Today, Fortnite is the setting in which Travis Scott held a “space” concert in April 2020 that was attended by 12 million users using their digital avatars and who were able to dance to the music (weapons were disabled for the occasion). And that is not all: Fortnite has recently partnered with luxury streetwear brand Balenciaga, who has produced accessories, clothes and even designer weapons to buy in the metaverse to customise their characters. It may not be in virtual reality (yet), but as time goes by Fortnite is emerging with its vision of a spectacular and entertaining metaverse, for which CEO Tim Sweeney has raised $1 billion in funding.
At the opposite end of Fortnite there is the metaverse imagined by Mark Zuckerberg and presented during the Connect conference. A metaverse whose main purpose is to replicate our daily lives: playing sports, spending evenings at home with friends, holding business meetings. All this, however, within a virtual reality world that we can experience through Oculus visors (owned by Facebook/Meta).
Zuckerberg’s metaverse is still a long way from becoming reality. In fact, he has spoken of at least five to ten years before his vision can be fully realised. However, there is already software such as Horizon Workrooms, which represents a first incarnation of what Facebook’s digital world of the future will look like. Still in beta, Workrooms is a virtual reality workspace in which you can hold meetings with your colleagues.
According to Zuckerberg, this mode is capable of recreating an experience very similar to that of in-person meetings, thus overcoming the limitations of Zoom or Teams meetings. Workrooms also allows us to transfer our physical computer, share the screen with everyone, use a shared digital whiteboard and more. However, the question remains: is it not easier to go to the office and have a regular face-to-face meeting?
The AltSpaceVR platform, owned by Microsoft, is perhaps the most resembling virtual reality version of Second Life: a social space in which users can create settings to meet up with friends and spend an evening around the (digital) fire, organise conferences, participate in games, karaoke or other live events. The graphical interface is very simple and interactions are all in all elementary, but this makes it easy to understand how to move around and communicate in the various environments.

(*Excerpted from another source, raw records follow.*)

int genrl_split_h2(const float* x, long ldx, int R, int Cn, uint16_t* out, long ld_out, long plane, float* inv, int transpose,
                   void* stream);
int genrl_gemm_h2(const uint16_t* a0, long a0_ld, long a0_plane, const float* a0_inv, const uint16_t* b0, long b0_ld, long b0_plane,
                  const float* b0_inv, int k0, const uint16_t* a1, long a1_ld, long a1_plane, const float* a1_inv,
                  const uint16_t* b1, long b1_ld, long b1_plane, const float* b1_inv, int k1,
                  float* C, long ldc, const float* bias, int M, int N, int accumulate, void* stream);
int genrl_gemm_h2_sample(const uint16_t* a0, long a0_ld, long a0_plane, const float* a0_inv, const uint16_t* b0, long b0_ld,
// ... 1 lines not shown
                         const float* q, long ldq, float unimix, float* sample, long lds, uint16_t* sp, long sld, long splane,
                         float* sinv, void* stream);
int genrl_gemm_h2_ln_ok(int M, int N);
long genrl_gemm_h2_ln_part_floats(int M, int N);
long genrl_gemm_h2_ln_sync_words(void);
int genrl_gemm_h2_ln(const uint16_t* a0, long a0_ld, long a0_plane, const float* a0_inv, const uint16_t* b0, long b0_ld, long b0_plane,
                     const float* b0_inv, int k0, const uint16_t* a1, long a1_ld, long a1_plane, const float* a1_inv,
                     const uint16_t* b1, long b1_ld, long b1_plane, const float* b1_inv, int k1,
                     float* C, long ldc, const float* bias, int M, int N, const float* gamma, const float* beta, float eps, int act,
                     float* y, long ldy, float* mean, float* rstd, uint16_t* yp, long yld, long yplane, float* yinv,
                     float* part, unsigned* sync, void* stream);
int genrl_split_h2u(const float* x, long ldx, int R, int Cn, uint16_t* out, long ld_out, long plane, float* inv, float* ws,
                    void* stream);
int genrl_ln_act_fwd_h2u(const float* x, long ldx, const float* gamma, const float* beta, float* y, long ldy, float* mean,
                         float* rstd, int M, int N, float eps, int act, uint16_t* yp, long ldp, long plane, float* inv,
                         void* stream);
int genrl_ln_act_bwd_h2u(const float* dy, long lddy, const float* x, long ldx, const float* gamma, const float* beta,
                         const float* mean, const float* rstd, float* dx, long lddx, float* dgamma, float* dbeta, float* dcolsum,
                         float* ws, int M, int N, int act, int accumulate_params, uint16_t* dxp, long ldp, long plane, float* inv,
                         float* amax_ws, void* stream);
int genrl_gemm_h2_conv(const uint16_t* img, long ld_img, long plane_img, const float* img_inv, int Nimg, int H, int W, int Cc, int k,
                       const uint16_t* b, long b_ld, long b_plane, const float* b_inv, float* C, long ldc, const float* bias, int N,
                       int accumulate, void* stream);
int genrl_gemm_h2_subpixel(const uint16_t* img, long ld_img, long plane_img, const float* img_inv, int Nimg, int Hp, int Wp, int Cc, int T,
                           const uint16_t* b, long b_ld, long b_plane, const float* b_inv, float* out, int Ho, int Wo, int Co,
                           const float* bias, void* stream);
int genrl_pad_planes(const uint16_t* src, long splane, const float* sinv, uint16_t* dst, long dplane, float* dinv, int Nimg, int H, int W,
                     long ld, int pad, void* stream);
int genrl_planes_to_f32(const uint16_t* p, long ld, long plane, const float* inv, float* y, long ldy, long rows, int cols, void* stream);
int genrl_subpixel_weight(const float* W, long s_ci, long s_co, long s_tap, int Ci, int Co, int k, int T, float* Wsub, const float* bias,
                          float* bias4, void* stream);
int genrl_conv1_u8_fwd(const uint8_t* in, const float* Wp, const float* bias, float* y, int Nimg, int Hi, int Wi, int Co, int k, void* stream);
long genrl_conv1_u8_wgrad_ws_floats(int Co);
int genrl_conv1_u8_wgrad(const uint8_t* in, const float* dy, float* dWp, float* ws, int Nimg, int Hi, int Wi, int Co, int k, void* stream);
int genrl_convt_small_co_fwd(const float* x, const float* Wp, const float* bias, float* out, int Nimg, int Hi, int Wi, int Ci, int Co,
                             int k, int out_nchw, void* stream);
long genrl_convt_small_co_bwd_ws_floats(int Ci, int Co);
int genrl_convt_small_co_bwd(const float* x, const float* Wp, const float* dy, float* dx, float* dWp, float* ws, int Nimg, int Hi, int Wi,
                             int Ci, int Co, int k, void* stream);
long genrl_gru_seq_ws_floats(int B, int D);
int genrl_gru_seq_fwd(float* pre, const float* Wh, long ldw, const float* gamma, const float* beta, const float* h0, const float* mask,
                      float* out, float* hm, float* mean, float* rstd, float* ws, long ws_floats, int T, int B, int D, float eps,
                      void* stream);
int genrl_gru_seq_bwd(const float* dout, const float* pre, const float* Wh, long ldw, const float* gamma, const float* beta, const float* h0,
                      const float* mask, const float* out, const float* hm, const float* mean, const float* rstd, float* dpre, float* dha,
                      float* dhb, float* pa, float* pb, int S, float* dgamma, float* dbeta, int direct, float* gws, float* ws,
                      long ws_floats, int T, int B, int D, int* final_dh, int* final_parts, void* stream);
typedef struct { const uint16_t* p; long ld, plane; const float* inv; } genrl_planes_ref;
typedef struct {
  int H, N, S, K, D, A, AP, U, L;
  float unimix, min_std, max_std;
  float* stoch; float* deter; float* logit; float* action; float* raws;
  const float* eps; const float* q;
  genrl_planes_ref stoch_p, deter_p, act_p, x_p, o_p;
  float* x_pre; float* x; float* g_pre; float* o_pre; float* o;
  float* xm; float* xr; float* gm; float* gr; float* om; float* orr;
  genrl_planes_ref w_in_s, w_in_a, w_g_x, w_g_h, w_out, w_dist;
  const float* in_b; const float* in_g; const float* in_be; float in_eps;
  const float* gru_g; const float* gru_be;
  const float* out_b; const float* out_g; const float* out_be; float out_eps;
  const float* dist_b;
  genrl_planes_ref pw0s, pw0d;
  genrl_planes_ref pw[8]; const float* pb[8]; const float* pg[8]; const float* pbe[8]; float peps[8]; int pU[8];
  float* ppre[8]; float* py[8]; float* pmean[8]; float* prstd[8]; genrl_planes_ref pyp[8];
  const float* head_w; const float* head_b;
  float* ln_part; unsigned* ln_sync;
} genrl_rollout;
int genrl_imagine_seq_fwd(const genrl_rollout* r, void* stream);
typedef struct {
  int H, N, S, K, D, A, AP, U;
  float unimix, min_std, max_std;
  const float* logit; const float* deter; const float* raws; const float* eps; const float* x_pre; const float* g_pre; const float* o_pre;
  const float* xm; const float* xr; const float* gm; const float* gr; const float* om; const float* orr;
  float* ds; float* dd; const float* dl_in; const float* dact_all; float* d_raw;
  float* dlg; float* dov; float* do_pre; float* dg_pre; float* dx; float* dx_pre; float* dha; float* dhb;
  genrl_planes_ref dlg_p, dop_p, dg_p, dxp_p;
  genrl_planes_ref wt_dist, wt_out, wt_g_x, wt_g_h, wt_in_s;
  const float* waT;
  const float* out_g; const float* out_be; const float* gru_g; const float* gru_be; const float* in_g; const float* in_be;
} genrl_rollout_bwd;
int genrl_imagine_seq_bwd(const genrl_rollout_bwd* r, void* stream);
typedef struct {
  int H, N, S, K, D, A, AP, U, L;
  float unimix, min_std, max_std;
  float* stoch; float* deter; float* logit; float* action; float* raws; const float* eps; const float* q;
  float* x_pre; float* x; float* g_pre; float* o_pre; float* o;
  float* xm; float* xr; float* gm; float* gr; float* om; float* orr;
  const float* ws_in; const float* wa; const float* gru_w; const float* out_w; const float* dist_w;
  const float* in_b; const float* in_g; const float* in_be; float in_eps; const float* gru_g; const float* gru_be;
  const float* out_b; const float* out_g; const float* out_be; float out_eps; const float* dist_b;
  const float* pw[8]; const float* pb[8]; const float* pg[8]; const float* pbe[8]; float peps[8]; int pU[8];
  float* ppre[8]; float* py[8]; float* pmean[8]; float* prstd[8];
  const float* head_w; const float* head_b;
  float* ws; long ws_floats;
  float* ds; float* dd; const float* dl_in; const float* dact_all; float* d_raw;
  float* dlg; float* dov; float* do_pre; float* dg_pre; float* dx; float* dx_pre; float* dha; float* dhb; const float* waT;
} genrl_rollout_f32;
int genrl_imagine_seq_f32_fwd(const genrl_rollout_f32* r, void* stream);
int genrl_imagine_seq_f32_bwd(const genrl_rollout_f32* r, void* stream);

It is likely that AltSpaceVR was an inspiration for Mark Zuckerberg: here too, the aim is not to create Fortnite-like crazy adventures, but to reproduce in virtual reality some of the experiences of everyday life. AltSpaceVR has also been useful to Microsoft (that bought it in 2017) in developing its professional platform Mesh, which is the first reply to Facebook/Meta’s Horizon Workrooms and is setting the stage for Microsoft’s metaverse. In his vision of a metaverse for workaholics, Mark Zuckerberg already has a rival.

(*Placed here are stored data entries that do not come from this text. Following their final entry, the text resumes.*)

int bra_dec_gemm(const void* x, long ldx, const void* norm_w, float eps, const void* W, long ldw, const void* res,
                 long ldres, void* out, long ldo, int M, int N, int K, int act, int out_f32, void* stream);
int bra_dec_attn_partial(const void* qkv, long ldqkv, const void* qw, const void* kw, const float* cosT,
                         const float* sinT, const int* pos, void* kc, void* vc, const void* kmask, float* part_o,
                         float* part_ml, int B, int Hq, int Hkv, int hd, int Smax, int cur_len, float eps, float scale,
                         int chunk_off, int nchunk_tot, const int* t_dev, void* stream);
int bra_dec_gemm2(const void* x, long ldx, const float* ss_in, int nss_in, const void* norm_w, float eps, const void* W,
                  long ldw, const void* res, long ldres, void* out, long ldo, float* ss_out, int nss_out, int M, int N,
                  int K, int act, int out_f32, void* stream);
int bra_dec_gemm2_packed(const void* x, long ldx, const float* ss_in, int nss_in, const void* norm_w, float eps, const void* W,
                         long ldw, const void* res, long ldres, void* out, long ldo, float* ss_out, int nss_out, int M, int N,
                         int K, int act, int out_f32, int packed, void* stream);
int bra_dec_pack_weights_fp8(const void* W, long ldw, int N, int K, int act, int out_f32, const void* norm_w, void* out_q,
                             float* out_scale, void* stream);
int bra_dec_gemm2_fp8(const void* x, long ldx, const float* ss_in, int nss_in, float eps, const void* Wq, const float* wscale,
                      const void* res, long ldres, void* out, long ldo, float* ss_out, int nss_out, int M, int N, int K, int act,
                      int out_f32, int norm_folded, void* stream);
int bra_gemm_swiglu_bf16_nt(const void* A, long lda, const void* W, long ldw, const void* A2, long lda2, const void* B2, long ldb2, int K2,
                            void* C, long ldc, int M, int F, int K, float alpha, void* stream);
int bra_quant_rows_fp8(const void* x, long ldx, int M, int K, const void* colw, void* q, long ldq, float* scale, int rms, float eps,
                       void* stream);
int bra_swiglu_quant_fp8(const void* gu, long ldgu, int M, int F, void* q, long ldq, float* scale, void* stream);
int bra_gemm_fp8_nt(const void* A8, long lda, const float* sa, const void* B8, long ldb, const float* sb, void* C, long ldc, int M, int N,
                    int K, const void* res, long ldres, int out_f32, void* stream);
int bra_dec_pack_weights(const void* W, long ldw, int N, int K, int act, int out_f32, const void* norm_w, void* out, void* stream);
int bra_dec_pack_weights_rows(const void* W, long ldw, int N, int K, int act, int out_f32, const void* norm_w, int rows, void* out,
                              void* stream);
int bra_row_sumsq(const void* x, long ldx, int M, int K, float* ss, int nss, void* stream);
int bra_dec_attn_shared(const void* qkv, long ldqkv, const void* qw, const float* cosT, const float* sinT, const int* pos,
                        const void* kp, long kp_sr, long kp_sh, long kp_ss, const void* vtp, long vt_sr, long vt_sh,
                        long vt_sd, const void* pmask, float* part_o, float* part_ml, int R, int copies, int Hq, int Hkv,
                        int hd, int P, int nchunk_tot, float eps, float scale, const int* t_dev, void* stream);
int bra_dec_attn_both(const void* qkv, long ldqkv, const void* qw, const void* kw, const float* cosT, const float* sinT,
                      const int* pos, const void* kp, long kp_sr, long kp_sh, long kp_ss, const void* vtp, long vt_sr,
                      long vt_sh, long vt_sd, const void* pmask, void* kc, void* vc, float* part_o, float* part_ml, int R,
                      int copies, int Hq, int Hkv, int hd, int P, int C, int t, float eps, float scale, const int* t_dev,
                      const float* rope_rows, void* stream);
int bra_attn_decode_merge(const float* part_o, const float* part_ml, void* o, int B, int Hq, int hd, int nchunk,
                          const int* t_dev, int npc, void* stream);
int bra_qwen_decode_step_fused(const void* layers_host, int L, int B, int H, int Hq, int Hkv, int hd, int F, int Smax,
                               int V, float eps, float scale, const void* E, const void* norm_w, const float* cosT,
                               const float* sinT, const int* tok, const int* pos, const void* kmask, int cur_len,
                               const int* len_dev, int embed_done, void* x, void* qkv, void* o, void* h, void* act, float* ss_ws,
                               int nss, float* part_o, float* part_ml, float* logits, void* stream);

If you want to get an idea of what the fulfilled metaverse might look like tomorrow, your best bet is probably to see Ready Player One, Steven Spielberg’s 2018 film (based on Ernest Cline’s 2011 novel). In an unlivable world because of extreme social inequalities, climate catastrophe, overpopulation and resource depletion, the only way out left to the poorest part of the population is to take refuge in the virtual world known as Oasis.
This is where – after putting on a visor and a pair of haptic gloves – you can experience extraordinary adventures in virtual reality: drag racing, flying discos, incredible role-playing games and much more. The vision that science fiction has bequeathed us of the metaverse seems much more as Fortnite than Horizon Workrooms: designed more to make us escape from the real world than to create a virtual simulation of it. Hoping, of course, that this escape is dictated only by the desire to live some extraordinary experience and not, as happens in the novel and the film, by the need to escape from a collapsing planet.